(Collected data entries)
--

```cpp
#ifndef URE_KGB_NARROW
#define URE_KGB_NARROW 5
#endif
#ifndef URE_KGB_D16
#define URE_KGB_D16 5
#endif
#ifndef URE_WAVES_D16
#define URE_WAVES_D16 5
#endif
#ifndef URE_KGB_D8
#define URE_KGB_D8 5
#endif
#ifndef URE_WAVES_D8
#define URE_WAVES_D8 5
#endif
#ifndef URE_KGB_WIDE
#define URE_KGB_WIDE 4
#endif
#ifndef URE_WAVES_NARROW
#define URE_WAVES_NARROW 7
#endif
#ifndef URE_WAVES_WIDE
#define URE_WAVES_WIDE 4
#endif
#ifndef URE_TOUCH_WAVES
#define URE_TOUCH_WAVES 4
#endif
#ifndef URE_TOUCH_KGB
#define URE_TOUCH_KGB 4
#endif

namespace ure {

constexpr int kQueue = 512;
constexpr int kSegPerLane = 8;
__host__ __device__ constexpr int lanes_per_row(int d) { return d <= URE_NARROW_MAX ? d / 4 : d / 8; }

__host__ __device__ constexpr int step_kgb(int lpr, int v4) { return v4 > 1 ? URE_KGB_WIDE : lpr >= 8 ? URE_KGB_NARROW : lpr == 4 ? URE_KGB_D16 : URE_KGB_D8; }
__host__ __device__ constexpr int step_waves(int lpr, int v4) { return v4 > 1 ? URE_WAVES_WIDE : lpr >= 8 ? URE_WAVES_NARROW : lpr == 4 ? URE_WAVES_D16 : URE_WAVES_D8; }

__device__ __forceinline__ int shard_steps(const ure_shard_t &S) { return (S.N + S.batch - 1) / S.batch; }

#ifdef URE_TIMELINE
__device__ long long *g_timeline = nullptr;
#define URE_STAMP(i)                                                                                          \
    do {                                                                                                      \
        asm volatile("s_waitcnt vmcnt(0) lgkmcnt(0)" ::: "memory");                                           \
        const size_t lin_ = (size_t)blockIdx.y * gridDim.x + blockIdx.x;                                      \
        if (g_timeline && threadIdx.x == 0 && lin_ < 16384) g_timeline[((size_t)(tick & 15) * 16384 + lin_) * 8 + (i)] = wall_clock64(); \
    } while (0)
#else
#define URE_STAMP(i)
#endif

template <int LPR, int V4>
__device__ __forceinline__ void mf_step(const ure_shard_t *__restrict__ shards, const shard_aux *__restrict__ aux, int64_t tick, int shard_fast)
{
    constexpr int D = LPR * V4 * 4;
    using Row = RowVec<V4>;
    constexpr int G = kWave / LPR;
    constexpr int UPB = kBlock / LPR;
    constexpr int CAP = kSegPerLane * LPR;
    constexpr int kGB = step_kgb(LPR, V4);
    constexpr int kQueueBytes = kWavesPerBlock * kQueue * 8;
    static_assert(kTagLds <= kQueueBytes, "tag phases must fit in the queue space");
    __shared__ __attribute__((aligned(16))) char lds_raw[kQueueBytes];
    __shared__ float4 part_acc[UPB][V4][LPR];
    int (*q_oid)[kQueue] = reinterpret_cast<int (*)[kQueue]>(lds_raw);
    float (*q_r)[kQueue] = reinterpret_cast<float (*)[kQueue]>(lds_raw + kWavesPerBlock * kQueue * 4);

    int shard_idx = (int)(shard_fast ? blockIdx.x : blockIdx.y);
    int wg = (int)(shard_fast ? blockIdx.y : blockIdx.x);
    if (shard_fast >> 1) {
        const unsigned n_sh = (unsigned)shard_fast >> 8;
        const unsigned x = blockIdx.x & 7u, j = blockIdx.x >> 3;
        const unsigned jq = j / n_sh, jr = j - jq * n_sh;
        const unsigned slice = n_sh * x + jr;
        shard_idx = (int)(slice >> 3);
        wg = (int)(jq * 8 + (slice & 7u));
    }
    const ure_shard_t &S = shards[shard_idx];
    const shard_aux &A = aux[shard_idx];
    {
        const int p_epochs = S.epochs, p_nu = S.n_user, p_ni = S.n_item, p_units = S.n_units, p_act = S.n_active, p_lazy = S.lazy_rows;
        const int64_t p_slots = S.n_slots;
        const float p_lam = S.lam, p_mu = S.mu;
        asm volatile("" ::"s"(p_epochs), "s"(p_nu), "s"(p_ni), "s"(p_units), "s"(p_act), "s"(p_lazy), "s"(p_slots), "s"(p_lam), "s"(p_mu),
                     "s"(S.lr), "s"(S.sched), "s"(S.units), "s"(S.ent_oid), "s"(S.ent_r), "s"(S.ent_tag), "s"(S.U[0]), "s"(S.U[1]),
                     "s"(S.V[0]), "s"(S.V[1]), "s"(S.mU), "s"(S.mV), "s"(S.sse), "s"(A.steps), "s"(A.inv_steps), "s"(A.ride_m),
                     "s"(A.ride_ab), "s"(A.ride_c), "s"(A.ranges), "s"(A.derive_blocks));
    }
    const int steps = A.steps;
    if (tick >= (int64_t)steps * S.epochs) return;
    const int epoch = (int)epoch_of(A, tick);
    const int s = (int)(tick - (int64_t)epoch * steps);
    const int cur = (int)(tick & 1);
    const bool first = tick == 0;
    const int n_rows = S.n_user + S.n_item;
    const int wave = threadIdx.x >> 6, lane = threadIdx.x & 63;
    const int sub = lane & (LPR - 1), grp = lane / LPR;
    const float lam = S.lam, mu = S.mu, lr = ldg(S.lr + epoch);
    const int32_t *__restrict__ ent_oid = S.ent_oid;
    const float *__restrict__ ent_r = S.ent_r;
    const uint16_t *__restrict__ ent_tag = S.ent_tag + (size_t)(epoch & 1) * S.n_slots;
    int *qo = q_oid[wave];
    float *qr = q_r[wave];

    auto sgd_update = [&](const Row &wr, const Row &mr, const Row &ar, float *mom_row, float *next_row, float *snap_row) {
        Row gr, nr;
#pragma unroll
        for (int i = 0; i < V4; ++i) {
            const float4 w = wr.q[i], m4 = mr.q[i], acc = ar.q[i];
            float4 g, wn;
// ... 4 lines not shown
                g.z = __fadd_rn(__fmul_rn(mu, m4.z), g.z); g.w = __fadd_rn(__fmul_rn(mu, m4.w), g.w);
            }
            wn.x = fmaf(-lr, g.x, w.x); wn.y = fmaf(-lr, g.y, w.y);
            wn.z = fmaf(-lr, g.z, w.z); wn.w = fmaf(-lr, g.w, w.w);
            gr.q[i] = g;
            nr.q[i] = wn;
        }
        row_store<LPR, V4>(mom_row, sub, gr);
        row_store<LPR, V4>(next_row, sub, nr);
        if (snap_row) row_store<LPR, V4>(snap_row, sub, nr);
    };

    const int nbU = S.n_units / UPB;
    const int nbD = S.lazy_rows ? 0 : (n_rows - S.n_active + UPB - 1) / UPB;
    const TagRide ride = tag_ride(A, s, epoch + 1 < S.epochs);
    const int nbR = ride.count;
    const int nbRows = nbU + nbD;
    const int blk = wg;
    if (blk >= nbRows) {
        const int rb = blk - nbRows;
        if (rb >= nbR) return;
        if (ride.phase == 0) tag_partition(S, epoch + 1, ride.first + rb, lds_raw);
        else if (ride.phase == 1) tag_collect(S, ride.first + rb, lds_raw);
        else tag_derive(S, epoch + 1, ride.first + rb, A.derive_blocks);
        return;
    }
    const int local = wave * G + grp;
    const bool dense_only = blk >= nbU;
    int4 du = make_int4(-1, 0, 0, local | (1 << 16));
    if (dense_only) {
        const int idx = S.n_active + (blk - nbU) * UPB + local;
        if (idx < n_rows) du.x = ldg(S.sched + 4 * (size_t)idx);
    } else {
        du = ldg_i4(S.units + 4 * ((size_t)blk * UPB + local));
    }
    const bool have = du.x >= 0;
    const int leader = du.w & 0xFFFF, count = (du.w >> 16) & 0x3FFF;
    const bool multi = (du.w >> 30) & 1;
    const bool owner = have && local == leader;
    const bool is_user = du.x < S.n_user;
    const int row = is_user ? du.x : du.x - S.n_user;
    const size_t row_off = (size_t)(have ? row : 0) * D;
    Row w = row_zero<V4>(), m4 = w, acc = w;
    if (have) {
        w = row_load<LPR, V4>((is_user ? S.U[cur] : S.V[cur]) + row_off, sub);
    }
    if (owner && !first) m4 = row_load<LPR, V4>((is_user ? S.mU : S.mV) + row_off, sub);
    const bool snap_here = S.snap != nullptr && S.row_slot != nullptr && s == steps - 1;
    int snap_slot = -1;
    if (snap_here && owner) snap_slot = ldg(S.row_slot + du.x);
    float sse = 0.f;
    URE_STAMP(2);
    if (!dense_only) {
        const float *__restrict__ other = is_user ? S.V[cur] : S.U[cur];
        int *gq = qo + grp * CAP;
        float *gr = qr + grp * CAP;
        const int beg = du.y, end = have ? du.z : 0;
        for (int seg = beg;; seg += CAP) {
            if (!__any(seg < end)) break;
            const int p0 = seg + sub * kSegPerLane;
            const bool valid = p0 < end;
            uint4 t4 = make_uint4(0xFFFFFFFFu, 0xFFFFFFFFu, 0xFFFFFFFFu, 0xFFFFFFFFu);
            int4 o0 = make_int4(0, 0, 0, 0), o1 = o0;
            float4 r0 = make_float4(0.f, 0.f, 0.f, 0.f), r1 = r0;
            if (valid) {
                t4 = ldg_u4(ent_tag + p0);
                o0 = ldg_i4(ent_oid + p0);
                o1 = ldg_i4(ent_oid + p0 + 4);
                r0 = ldg_f4(ent_r + p0);
                r1 = ldg_f4(ent_r + p0 + 4);
            }
            const unsigned tw[4] = {t4.x, t4.y, t4.z, t4.w};
            const int ov[8] = {o0.x, o0.y, o0.z, o0.w, o1.x, o1.y, o1.z, o1.w};
            const float rv[8] = {r0.x, r0.y, r0.z, r0.w, r1.x, r1.y, r1.z, r1.w};
            unsigned mb = 0;
#pragma unroll
            for (int k = 0; k < 8; ++k) {
                const unsigned tg = (tw[k >> 1] >> ((k & 1) * 16)) & 0xFFFFu;
                mb |= (tg == (unsigned)s ? 1u : 0u) << k;
            }
            const int c = __popc(mb);
            const int inc = group_scan<LPR>(c, sub);
            const int qn = (int)group_sum<LPR>((float)c);
            int mpos = inc - c, upos = qn + sub * kSegPerLane - mpos;
#pragma unroll
            for (int k = 0; k < 8; ++k) {
                const bool hit = (mb >> k) & 1u;
                const int pos = ((hit ? mpos : upos) + grp) & (CAP - 1);
                gq[pos] = ov[k];
                gr[pos] = rv[k];
                mpos += hit ? 1 : 0;
                upos += hit ? 0 : 1;
            }
            __builtin_amdgcn_wave_barrier();
            if (seg == beg) URE_STAMP(3);
            for (int t0 = 0; __any(t0 < qn); t0 += kGB) {
                int o[kGB];
                float r[kGB];
                bool act[kGB];
                Row v[kGB];
#pragma unroll
                for (int k = 0; k < kGB; ++k) {
                    const int qi = (min(t0 + k, CAP - 1) + grp) & (CAP - 1);
                    act[k] = t0 + k < qn;
                    o[k] = gq[qi];
                    r[k] = gr[qi];
                }
#pragma unroll
                for (int k = 0; k < kGB; ++k) v[k] = row_load<LPR, V4>(other + (size_t)(act[k] ? o[k] : 0) * D, sub);
#pragma unroll
                for (int k = 0; k < kGB; ++k) {
                    const float p = group_sum<LPR>(row_dot<V4>(w, v[k]));
                    const float e = p - r[k];
                    const float ge = act[k] ? 2.0f * e : 0.0f;
                    if (act[k]) sse = fmaf(e, e, sse);
                    row_axpy<V4>(acc, ge, v[k]);
                }
            }
            __builtin_amdgcn_wave_barrier();
        }
        URE_STAMP(4);
        if (multi) {
            if (have && count > 1) {
#pragma unroll
                for (int i = 0; i < V4; ++i) part_acc[local][i][sub] = acc.q[i];
                if (sub == 0) qr[grp * CAP] = sse;
            }
            __syncthreads();
            if (owner && count > 1) {
#pragma unroll
                for (int i = 0; i < V4; ++i) {
                    float4 a4 = part_acc[leader][i][sub];
                    for (int k = 1; k < count; ++k) {
                        const float4 t = part_acc[leader + k][i][sub];
                        a4.x += t.x; a4.y += t.y; a4.z += t.z; a4.w += t.w;
                    }
                    acc.q[i] = a4;
                }
                sse = 0.f;
                for (int k = 0; k < count; ++k) sse += q_r[(leader + k) / G][((leader + k) % G) * CAP];
// ... 562 lines not shown
```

--

WHAT YOU WILL DO: Every line that holds the word "local" should be copied from the records above.

COMPLETED EXERCISE:
    const int local = wave * G + grp;
    int4 du = make_int4(-1, 0, 0, local | (1 << 16));
        const int idx = S.n_active + (blk - nbU) * UPB + local;
        du = ldg_i4(S.units + 4 * ((size_t)blk * UPB + local));
    const bool owner = have && local == leader;
                for (int i = 0; i < V4; ++i) part_acc[local][i][sub] = acc.q[i];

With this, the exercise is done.